◆ Task goal ◆
All lines holding the word "valid" should be located in the records and copied.
BEGIN Listed records
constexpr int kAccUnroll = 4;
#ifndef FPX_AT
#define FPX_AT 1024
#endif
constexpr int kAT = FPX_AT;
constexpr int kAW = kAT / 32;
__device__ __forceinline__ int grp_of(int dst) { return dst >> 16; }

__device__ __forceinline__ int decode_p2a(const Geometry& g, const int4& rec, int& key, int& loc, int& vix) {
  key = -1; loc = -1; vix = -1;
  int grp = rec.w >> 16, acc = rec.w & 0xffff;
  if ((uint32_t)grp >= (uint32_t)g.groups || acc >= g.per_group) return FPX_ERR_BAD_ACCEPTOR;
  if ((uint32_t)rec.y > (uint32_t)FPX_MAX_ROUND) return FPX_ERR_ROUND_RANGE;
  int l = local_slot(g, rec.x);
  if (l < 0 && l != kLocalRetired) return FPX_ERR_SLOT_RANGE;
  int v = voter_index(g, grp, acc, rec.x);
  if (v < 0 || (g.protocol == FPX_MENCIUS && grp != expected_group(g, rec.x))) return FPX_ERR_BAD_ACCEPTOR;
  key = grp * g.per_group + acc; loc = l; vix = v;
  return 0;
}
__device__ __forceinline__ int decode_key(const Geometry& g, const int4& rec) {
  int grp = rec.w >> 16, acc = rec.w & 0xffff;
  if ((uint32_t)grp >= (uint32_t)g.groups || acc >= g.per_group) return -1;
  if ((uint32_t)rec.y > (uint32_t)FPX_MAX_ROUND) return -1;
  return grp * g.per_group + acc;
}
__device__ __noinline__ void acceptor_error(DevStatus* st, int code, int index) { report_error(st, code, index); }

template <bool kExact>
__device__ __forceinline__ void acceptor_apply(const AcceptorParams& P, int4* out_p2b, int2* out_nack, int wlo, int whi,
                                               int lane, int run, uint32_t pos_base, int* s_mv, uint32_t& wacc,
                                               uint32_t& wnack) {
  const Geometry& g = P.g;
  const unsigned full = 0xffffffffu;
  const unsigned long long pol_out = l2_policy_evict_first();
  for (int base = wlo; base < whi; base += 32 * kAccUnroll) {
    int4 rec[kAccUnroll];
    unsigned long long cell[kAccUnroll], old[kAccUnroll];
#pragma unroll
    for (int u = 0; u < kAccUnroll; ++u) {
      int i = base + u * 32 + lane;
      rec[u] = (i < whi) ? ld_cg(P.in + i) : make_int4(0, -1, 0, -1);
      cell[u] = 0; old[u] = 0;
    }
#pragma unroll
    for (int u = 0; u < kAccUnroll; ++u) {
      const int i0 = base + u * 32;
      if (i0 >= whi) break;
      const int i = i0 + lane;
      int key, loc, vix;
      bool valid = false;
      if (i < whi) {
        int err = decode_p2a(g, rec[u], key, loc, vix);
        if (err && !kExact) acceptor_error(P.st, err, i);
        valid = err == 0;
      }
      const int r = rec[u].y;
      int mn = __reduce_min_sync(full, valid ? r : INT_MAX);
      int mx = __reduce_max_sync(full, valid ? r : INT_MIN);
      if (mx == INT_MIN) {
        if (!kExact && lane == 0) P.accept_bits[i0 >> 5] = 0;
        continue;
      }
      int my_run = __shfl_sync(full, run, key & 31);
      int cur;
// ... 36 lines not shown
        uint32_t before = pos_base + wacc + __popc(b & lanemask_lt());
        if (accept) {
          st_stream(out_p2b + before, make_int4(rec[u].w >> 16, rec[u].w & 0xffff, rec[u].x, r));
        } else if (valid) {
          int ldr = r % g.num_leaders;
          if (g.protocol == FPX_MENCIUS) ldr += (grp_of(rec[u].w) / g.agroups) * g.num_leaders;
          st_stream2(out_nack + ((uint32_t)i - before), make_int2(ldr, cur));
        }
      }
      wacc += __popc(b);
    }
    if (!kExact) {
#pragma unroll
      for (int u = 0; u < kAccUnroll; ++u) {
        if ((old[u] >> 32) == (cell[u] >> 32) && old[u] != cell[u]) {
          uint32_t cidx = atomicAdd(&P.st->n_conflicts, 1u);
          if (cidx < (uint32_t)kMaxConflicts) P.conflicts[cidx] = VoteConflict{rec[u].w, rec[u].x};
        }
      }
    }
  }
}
END Listed records
◆ Expected output ◆
      bool valid = false;
        valid = err == 0;
      int mn = __reduce_min_sync(full, valid ? r : INT_MAX);
      int mx = __reduce_max_sync(full, valid ? r : INT_MIN);
        } else if (valid) {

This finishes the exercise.